struct X6WeightPlanes { size_t c, total; };
inline X6WeightPlanes weight_planes(int64_t in_f, int64_t out_f) {
  const size_t c = te_align_up(planes_bytes(out_f, in_f), 256);
  return {c, c + te_align_up(2 * planes_bytes(in_f, out_f), 256)};
}
struct X6WeightPlanesLrp { size_t wn, wpT, wnT, total; };
inline X6WeightPlanesLrp weight_planes_lrp(int64_t in_f, int64_t out_f) {
  const size_t za = te_align_up(planes_bytes(out_f, in_f), 256), ca = te_align_up(planes_bytes(in_f, out_f), 256);
  return {za, 2 * za, 2 * za + ca, 2 * za + 2 * ca};
}

constexpr int kTileMask = TE_X6_TILE_128 | TE_X6_TILE_256 | TE_X6_TILE_128x128;
constexpr int kProductFlags = kTileMask | TE_X6_WHOLE_TILES | TE_X6_TEST_DROP_HANDOVER | TE_X6_TEST_SMALL_GRID;
constexpr int kRuleFlags = kProductFlags | TE_X6_PHASE_MASK | (kTileMask << TE_X6_TILE_Z_SHIFT) | (kTileMask << TE_X6_TILE_C_SHIFT);

inline int pick_wm(int64_t in_f, int64_t out_f) {
  if (out_f % 256 == 0 && in_f % 128 == 0) return 2;
  if (out_f % 128 == 0 && in_f % 64 == 0) return 1;
  return 0;
}

inline long long spin_ticks_for_current_device() {
  static long long cached[64] = {};
  int dev = 0;
  if (hipGetDevice(&dev) != hipSuccess || dev < 0 || dev >= 64) dev = 0;
  if (cached[dev] == 0) {
    int khz = 0;
    if (hipDeviceGetAttribute(&khz, hipDeviceAttributeWallClockRate, dev) != hipSuccess || khz <= 0) khz = 100000;
    cached[dev] = (long long)khz * kSpinMillis;
// ... 166 lines not shown
  return TE_OK;
}

extern "C" int te_gelu_backward_x6_planes_f32(const float* dy, const float* x, int64_t rows, int64_t K, void* planes,
                                              size_t planes_bytes_, te_stream_t stream_) {
  const int rc = check_producer(dy && x && planes, te_aligned16(dy) && te_aligned16(x), te_aligned16(planes), rows, K, planes_bytes_);
  if (rc != TE_OK) return rc;
  gelu_split_lds_kernel<SRC_GELU_BWD><<<producer_grid(rows, K), dim3(256), 0, (hipStream_t)stream_>>>(
      dy, x, nullptr, (unsigned char*)planes, nullptr, rows, K);
  TE_RETURN_IF_LAUNCH_FAILED();
  return TE_OK;
}

extern "C" int te_gelu_forward_x6_planes_f32(const float* x, float* y, int64_t rows, int64_t K, void* planes, void* planes_abs,
                                             size_t planes_bytes_, te_stream_t stream_) {
  const int rc = check_producer(x && y && planes && planes_abs, te_aligned16(x) && te_aligned16(y),
                                te_aligned16(planes) && te_aligned16(planes_abs), rows, K, planes_bytes_);
  if (rc != TE_OK) return rc;
  gelu_split_lds_kernel<SRC_GELU_FWD><<<producer_grid(rows, K), dim3(256), 0, (hipStream_t)stream_>>>(
      nullptr, x, y, (unsigned char*)planes, (unsigned char*)planes_abs, rows, K);
  TE_RETURN_IF_LAUNCH_FAILED();
  return TE_OK;
}

extern "C" size_t te_gemm_x6_workspace_bytes(int64_t T, int64_t K, int64_t M) {
  return te_gemm_x6_supported(T, K, M) ? gemm_workspace(T, K, M).total : 0;
}
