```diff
+extern "C" int dagr_l1_build(const dagr_geom_t *g, int64_t N, const int32_t *start, const int32_t *ti,
+                             const uint32_t *xyb, const float *feat_s, const float *tab,
+                             const dagr_l1a_params_t *p_host, const int32_t *flags, int min_idx, int32_t *nbr, uint16_t *off,
+                             uint32_t *cellmask, float *xa, int32_t *wl_hdr, int32_t *wl_ids, int defer, void *stream)
+{
+    (void)tab;
+    return l1_build_launch<false>(g, N, start, ti, xyb, feat_s, p_host, nullptr, flags, min_idx, nbr, off, cellmask, xa, wl_hdr,
+                                  wl_ids, defer, (cudaStream_t)stream);
+}
+
+extern "C" int dagr_l1_build_tc(const dagr_geom_t *g, int64_t N, const int32_t *start, const int32_t *ti,
+                                const uint32_t *xyb, const float *feat_s, const dagr_l1a_params_t *p_host, const float *wfrag,
+                                const int32_t *flags, int min_idx, int32_t *nbr, uint16_t *off, uint32_t *cellmask, float *xa,
+                                int32_t *wl_hdr, int32_t *wl_ids, int defer, void *stream)
+{
+    DAGR_CHECK_ARG(p_host && wfrag, "null params / weight fragments (dagr_l1a_tc_weights); the adjacency-only form is "
+                                    "dagr_l1_build with p_host = NULL");
+    return l1_build_launch<true>(g, N, start, ti, xyb, feat_s, p_host, (const float4 *)wfrag, flags, min_idx, nbr, off, cellmask, xa,
+                                 wl_hdr, wl_ids, defer, (cudaStream_t)stream);
+}
+
+extern "C" int dagr_l1a_tc_weights(const dagr_l1a_params_t *p_host, float *wfrag_host)
+{
+    DAGR_CHECK_ARG(p_host && wfrag_host, "null argument");
+    auto B = [&](int k, int n) { return k < 3 * DAGR_KU ? p_host->w[k / 3][k % 3][n] : p_host->root[k - 3 * DAGR_KU][n]; };
+    for (int s = 0; s < BL_TC_KSTEPS; s++)
+        for (int lane = 0; lane < 32; lane++)
+            for (int nt = 0; nt < 2; nt++) {
+                const int gq = lane >> 2, t = lane & 3, n = 8 * nt + gq;
+                const float x0 = B(8 * s + t, n), x1 = B(8 * s + t + 4, n);
+                const float h0 = tf32_rna_host(x0), h1 = tf32_rna_host(x1);
+                float *o = wfrag_host + (((size_t)s * 32 + lane) * 2 + nt) * 4;
+                o[0] = h0; o[1] = h1; o[2] = x0 - h0; o[3] = x1 - h1;
+            }
+    return DAGR_OK;
+}
diff --git a/dagr_b200/csrc/common.cuh b/dagr_b200/csrc/common.cuh
--- a/dagr_b200/csrc/common.cuh
+++ b/dagr_b200/csrc/common.cuh
@@ -2,6 +2,7 @@
 #include <cuda_runtime.h>
 #include <stdint.h>
 #include <stdio.h>
+#include <string.h>
 #include "../../include/dagr_b200.h"
 
 #ifndef __CUDA_ARCH__
@@ -57,6 +58,42 @@
 
 __device__ __forceinline__ float2 ffma2(float2 a, float2 b, float2 c) { return make_float2(fmaf(a.x, b.x, c.x), fmaf(a.y, b.y, c.y)); }
 
+__device__ __forceinline__ void tf32_split(uint32_t x, uint32_t &hi, uint32_t &lo)
+{
+    hi = (x + 0x1000u) & 0xffffe000u;
+    lo = __float_as_uint(__uint_as_float(x) - __uint_as_float(hi));
+}
+__device__ __forceinline__ void mma_tf32(float2 &c01, float2 &c23, const uint32_t a[4], uint32_t b0, uint32_t b1)
+{
+    asm("mma.sync.aligned.m16n8k8.row.col.f32.tf32.tf32.f32 {%0, %1, %2, %3}, {%4, %5, %6, %7}, {%8, %9}, {%0, %1, %2, %3};"
+        : "+f"(c01.x), "+f"(c01.y), "+f"(c23.x), "+f"(c23.y)
+        : "r"(a[0]), "r"(a[1]), "r"(a[2]), "r"(a[3]), "r"(b0), "r"(b1));
+}
+__device__ __forceinline__ void mma_3xtf32(float2 &c01, float2 &c23, const uint32_t ah[4], const uint32_t al[4], const float4 b)
+{
+    mma_tf32(c01, c23, al, __float_as_uint(b.x), __float_as_uint(b.y));
+    mma_tf32(c01, c23, ah, __float_as_uint(b.z), __float_as_uint(b.w));
+    mma_tf32(c01, c23, ah, __float_as_uint(b.x), __float_as_uint(b.y));
+}
+__device__ __forceinline__ void ldsm_x2(uint32_t saddr, uint32_t &r0, uint32_t &r1)
+{
+    asm volatile("ldmatrix.sync.aligned.m8n8.x2.shared.b16 {%0, %1}, [%2];" : "=r"(r0), "=r"(r1) : "r"(saddr) : "memory");
+}
+__device__ __forceinline__ void ldsm_x4(uint32_t saddr, uint32_t r[4])
+{
+    asm volatile("ldmatrix.sync.aligned.m8n8.x4.shared.b16 {%0, %1, %2, %3}, [%4];"
+                 : "=r"(r[0]), "=r"(r[1]), "=r"(r[2]), "=r"(r[3]) : "r"(saddr) : "memory");
+}
+static inline float tf32_rna_host(float x)
+{
+    uint32_t u;
+    memcpy(&u, &x, 4);
+    if ((u & 0x7f800000u) != 0x7f800000u) u = (u + 0x1000u) & 0xffffe000u;
+    float r;
+    memcpy(&r, &u, 4);
+    return r;
+}
+
 __device__ __forceinline__ void spline_basis2(float ax, float ay, int ks, float w[4], int slot[4])
 {
     float vx = ax * (float)(ks - 1), vy = ay * (float)(ks - 1);
diff --git a/dagr_b200/csrc/conv_l1.cu b/dagr_b200/csrc/conv_l1.cu
--- a/dagr_b200/csrc/conv_l1.cu
+++ b/dagr_b200/csrc/conv_l1.cu
@@ -315,19 +315,6 @@
 #endif
 #define CB2_TC_KSTEPS 16
 
-__device__ __forceinline__ uint32_t tf32_rna(float x)
-{
-    uint32_t r;
-    asm("cvt.rna.tf32.f32 %0, %1;" : "=r"(r) : "f"(x));
-    return r;
-}
-__device__ __forceinline__ void mma_tf32(float2 &c01, float2 &c23, const uint32_t a[4], uint32_t b0, uint32_t b1)
-{
-    asm("mma.sync.aligned.m16n8k8.row.col.f32.tf32.tf32.f32 {%0, %1, %2, %3}, {%4, %5, %6, %7}, {%8, %9}, {%0, %1, %2, %3};"
-        : "+f"(c01.x), "+f"(c01.y), "+f"(c23.x), "+f"(c23.y)
-        : "r"(a[0]), "r"(a[1]), "r"(a[2]), "r"(a[3]), "r"(b0), "r"(b1));
-}
-
 __device__ __forceinline__ void cb2_tc_kstep(float *xt, const float a[8], const float4 *__restrict__ wf, float2 o2[8])
 {
     const int lane = threadIdx.x & 31;
@@ -345,11 +332,9 @@
             if ((lane >> 4) == mt) *reinterpret_cast<float4 *>(row) = make_float4(a[4 * h], a[4 * h + 1], a[4 * h + 2], a[4 * h + 3]);
             __syncwarp();
             uint32_t r0, r1;
-            asm volatile("ldmatrix.sync.aligned.m8n8.x2.shared.b16 {%0, %1}, [%2];" : "=r"(r0), "=r"(r1) : "r"(ra) : "memory");
-            ah[2 * h] = tf32_rna(__uint_as_float(r0));
-            ah[2 * h + 1] = tf32_rna(__uint_as_float(r1));
-            al[2 * h] = __float_as_uint(__uint_as_float(r0) - __uint_as_float(ah[2 * h]));
-            al[2 * h + 1] = __float_as_uint(__uint_as_float(r1) - __uint_as_float(ah[2 * h + 1]));
+            ldsm_x2(ra, r0, r1);
+            tf32_split(r0, ah[2 * h], al[2 * h]);
+            tf32_split(r1, ah[2 * h + 1], al[2 * h + 1]);
         }
         const uint32_t fa[4] = {ah[0], ah[1], ah[2], ah[3]}, fl[4] = {al[0], al[1], al[2], al[3]};
 #pragma unroll
@@ -1006,16 +991,6 @@
                                                                   (cudaStream_t)stream);
 }
 
-static float tf32_rna_host(float x)
-{
-    uint32_t u;
-    memcpy(&u, &x, 4);
-    if ((u & 0x7f800000u) != 0x7f800000u) u = (u + 0x1000u) & 0xffffe000u;
-    float r;
-    memcpy(&r, &u, 4);
-    return r;
-}
-
 extern "C" int dagr_l1_tc_weights(const float *w_host, const float *root_host, int cin, float *wfrag_host)
 {
     DAGR_CHECK_ARG(w_host && root_host && wfrag_host, "null argument");
diff --git a/dagr_b200/engine.py b/dagr_b200/engine.py
--- a/dagr_b200/engine.py
+++ b/dagr_b200/engine.py
@@ -21,6 +21,12 @@
     out = (C.c_float * _lib.L1_TC_WFRAG_FLOATS)()
     _lib.check(lib.dagr_l1_tc_weights(C.cast(params.w, C.c_void_p), C.cast(params.root, C.c_void_p), cin, C.cast(out, C.c_void_p)),
                "dagr_l1_tc_weights")
+    return torch.frombuffer(out, dtype=torch.float32).clone().to(device)
+
+
+def _l1a_tc_weights(lib, params, device) -> torch.Tensor:
+    out = (C.c_float * _lib.L1A_TC_WFRAG_FLOATS)()
+    _lib.check(lib.dagr_l1a_tc_weights(C.byref(params), C.cast(out, C.c_void_p)), "dagr_l1a_tc_weights")
     return torch.frombuffer(out, dtype=torch.float32).clone().to(device)
 
 
@@ -124,7 +130,7 @@
         self._done = [None, None]
         self._out_slot = {}
 
-    _NKERNELS = dict(dagr_graph_sort=6, dagr_graph_sort_ring=6, dagr_stream_push=2, dagr_graph_sort_rings=6, dagr_stream_push_multi=2, dagr_graph_search=1, dagr_l1_build=2, dagr_graph_export=5, dagr_l1_conv_a=1, dagr_l1_conv_b_pool=1, dagr_l1_conv_b_pool_voxel=2, dagr_l1_conv_b_pool_voxel_tc=2, dagr_l1_x0_image=1, dagr_l1_x0_image_live=1, dagr_xa_permute=1, dagr_l1_conv_a_image=2, dagr_l1_conv_a_image_tc=2, dagr_voxel_sample_max=1,
+    _NKERNELS = dict(dagr_graph_sort=6, dagr_graph_sort_ring=6, dagr_stream_push=2, dagr_graph_sort_rings=6, dagr_stream_push_multi=2, dagr_graph_search=1, dagr_l1_build=2, dagr_l1_build_tc=2, dagr_graph_export=5, dagr_l1_conv_a=1, dagr_l1_conv_b_pool=1, dagr_l1_conv_b_pool_voxel=2, dagr_l1_conv_b_pool_voxel_tc=2, dagr_l1_x0_image=1, dagr_l1_x0_image_live=1, dagr_xa_permute=1, dagr_l1_conv_a_image=2, dagr_l1_conv_a_image_tc=2, dagr_voxel_sample_max=1,
                      dagr_l1_conv_a_image_inc=2, dagr_voxel_sample_max_inc=1,
                      dagr_l1_x0_image_planes=1, dagr_voxel_sample_max_planes=1, dagr_sample_features_planes=1, dagr_head_finish_planes=1,
                      dagr_pool1_finalize=1, dagr_grid_cat_pos=1, dagr_grid_conv=1, dagr_grid_linear_bn=1, dagr_grid_pool=1,
@@ -216,6 +222,7 @@
             pa.relu = 1
             _fill(pb.skip, cb.lin.mlp.weight.detach().cpu().t())
             pk["l1a"] = pa
+            pk["l1a_wfrag"] = _l1a_tc_weights(self.lib, pa, device)
         else:
             order = list(range(1, 17)) + [0, 17, 18]
             pi = _lib.L1ImgParams()
@@ -229,6 +236,7 @@
             _fill(pe.scale, torch.ones(16)); _fill(pe.shift, torch.zeros(16))
             pe.relu = 0
             pk["l1a_img"] = pe
+            pk["l1a_img_wfrag"] = _l1a_tc_weights(self.lib, pe, device)
             s, b = _fold_bn(ca.norm); _fill(pi.scale, s); _fill(pi.shift, b)
             s, b = _fold_bn(cb.norm_skip); _fill(pi.sscale, s); _fill(pi.sshift, b)
             pi.relu = 1
@@ -531,8 +539,8 @@
             if stream_state is not None and min_idx > 0:
                 self._run("xa_gather", lib.dagr_xa_permute, N, _lib.ptr(ws["perm"]), min_idx, _lib.ptr(ws["xa"]),
                           _lib.ptr(stream_state.xa_arr), 0, st)
-            self._run("l1_build", lib.dagr_l1_build, g, N, _lib.ptr(ws["start"]), _lib.ptr(ws["ti"]), _lib.ptr(ws["xyb"]),
-                      _lib.ptr(ws["feat_s"]), _lib.ptr(geom.d_tab1), C.byref(pk["l1a_img"]), _lib.ptr(flags), min_idx, _lib.ptr(nbr), _lib.ptr(off),
+            self._run("l1_build", lib.dagr_l1_build_tc, g, N, _lib.ptr(ws["start"]), _lib.ptr(ws["ti"]), _lib.ptr(ws["xyb"]),
+                      _lib.ptr(ws["feat_s"]), C.byref(pk["l1a_img"]), _lib.ptr(pk["l1a_img_wfrag"]), _lib.ptr(flags), min_idx, _lib.ptr(nbr), _lib.ptr(off),
                       _lib.ptr(cellmask), _lib.ptr(ws["xa"]), _lib.ptr(wl_hdr), _lib.ptr(self._zs(ws, "wl_build", torch.int32)), defer[0], st)
             if image_event is not None:
                 torch.cuda.current_stream().wait_event(image_event[0])
@@ -565,8 +573,8 @@
             if min_idx > 0:
                 self._run("xa_gather", lib.dagr_xa_permute, N, _lib.ptr(ws["perm"]), min_idx, _lib.ptr(ws["xa"]),
                           _lib.ptr(stream_state.xa_arr), 0, st)
-            self._run("l1_build", lib.dagr_l1_build, g, N, _lib.ptr(ws["start"]), _lib.ptr(ws["ti"]), _lib.ptr(ws["xyb"]),
-                      _lib.ptr(ws["feat_s"]), _lib.ptr(geom.d_tab1), C.byref(pk["l1a"]), _lib.ptr(flags), min_idx, _lib.ptr(nbr),
+            self._run("l1_build", lib.dagr_l1_build_tc, g, N, _lib.ptr(ws["start"]), _lib.ptr(ws["ti"]), _lib.ptr(ws["xyb"]),
+                      _lib.ptr(ws["feat_s"]), C.byref(pk["l1a"]), _lib.ptr(pk["l1a_wfrag"]), _lib.ptr(flags), min_idx, _lib.ptr(nbr),
                       _lib.ptr(off), _lib.ptr(cellmask), _lib.ptr(ws["xa"]), _lib.ptr(wl_hdr), _lib.ptr(self._zs(ws, "wl_build", torch.int32)),
                       defer[0], st)
             if stream_state is not None:
diff --git a/include/dagr_b200.h b/include/dagr_b200.h
--- a/include/dagr_b200.h
+++ b/include/dagr_b200.h
@@ -150,6 +150,13 @@
                    const int32_t *nbr, const uint16_t *off, const float *tab,
                    const dagr_l1a_params_t *p_host, float *xa , void *stream);
 
+#define DAGR_L1A_TC_WFRAG_FLOATS 1536
+int dagr_l1a_tc_weights(const dagr_l1a_params_t *p_host, float *wfrag_host );
+int dagr_l1_build_tc(const dagr_geom_t *g, int64_t N, const int32_t *start, const int32_t *ti,
+                     const uint32_t *xyb, const float *feat_s, const dagr_l1a_params_t *p_host, const float *wfrag,
+                     const int32_t *flags, int min_idx, int32_t *nbr, uint16_t *off, uint32_t *cellmask, float *xa,
+                     int32_t *wl_hdr, int32_t *wl_ids, int defer, void *stream);
+
 int dagr_l1_conv_b_pool(const dagr_geom_t *g, int64_t N, const uint32_t *xyb, const float *feat_s,
                         const float *xa, const int32_t *nbr, const uint16_t *off, const float *tab,
                         const dagr_l1b_params_t *p_host, float *x1, uint32_t *poolmax, void *stream);
```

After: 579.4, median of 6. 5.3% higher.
━━━━━━━━━━━━━━━━
Task to complete: With the first line of the material as the start and the line containing "int te_gelu_forward_x6_planes_f32(const float*" as the end, repeat that span exactly and add nothing.

Task response:
struct X6WeightPlanes { size_t c, total; };
inline X6WeightPlanes weight_planes(int64_t in_f, int64_t out_f) {
  const size_t c = te_align_up(planes_bytes(out_f, in_f), 256);
  return {c, c + te_align_up(2 * planes_bytes(in_f, out_f), 256)};
}
struct X6WeightPlanesLrp { size_t wn, wpT, wnT, total; };
inline X6WeightPlanesLrp weight_planes_lrp(int64_t in_f, int64_t out_f) {
  const size_t za = te_align_up(planes_bytes(out_f, in_f), 256), ca = te_align_up(planes_bytes(in_f, out_f), 256);
  return {za, 2 * za, 2 * za + ca, 2 * za + 2 * ca};
}

constexpr int kTileMask = TE_X6_TILE_128 | TE_X6_TILE_256 | TE_X6_TILE_128x128;
constexpr int kProductFlags = kTileMask | TE_X6_WHOLE_TILES | TE_X6_TEST_DROP_HANDOVER | TE_X6_TEST_SMALL_GRID;
constexpr int kRuleFlags = kProductFlags | TE_X6_PHASE_MASK | (kTileMask << TE_X6_TILE_Z_SHIFT) | (kTileMask << TE_X6_TILE_C_SHIFT);

inline int pick_wm(int64_t in_f, int64_t out_f) {
  if (out_f % 256 == 0 && in_f % 128 == 0) return 2;
  if (out_f % 128 == 0 && in_f % 64 == 0) return 1;
  return 0;
}

inline long long spin_ticks_for_current_device() {
  static long long cached[64] = {};
  int dev = 0;
  if (hipGetDevice(&dev) != hipSuccess || dev < 0 || dev >= 64) dev = 0;
  if (cached[dev] == 0) {
    int khz = 0;
    if (hipDeviceGetAttribute(&khz, hipDeviceAttributeWallClockRate, dev) != hipSuccess || khz <= 0) khz = 100000;
    cached[dev] = (long long)khz * kSpinMillis;
// ... 166 lines not shown
  return TE_OK;
}

extern "C" int te_gelu_backward_x6_planes_f32(const float* dy, const float* x, int64_t rows, int64_t K, void* planes,
                                              size_t planes_bytes_, te_stream_t stream_) {
  const int rc = check_producer(dy && x && planes, te_aligned16(dy) && te_aligned16(x), te_aligned16(planes), rows, K, planes_bytes_);
  if (rc != TE_OK) return rc;
  gelu_split_lds_kernel<SRC_GELU_BWD><<<producer_grid(rows, K), dim3(256), 0, (hipStream_t)stream_>>>(
      dy, x, nullptr, (unsigned char*)planes, nullptr, rows, K);
  TE_RETURN_IF_LAUNCH_FAILED();
  return TE_OK;
}

extern "C" int te_gelu_forward_x6_planes_f32(const float* x, float* y, int64_t rows, int64_t K, void* planes, void* planes_abs,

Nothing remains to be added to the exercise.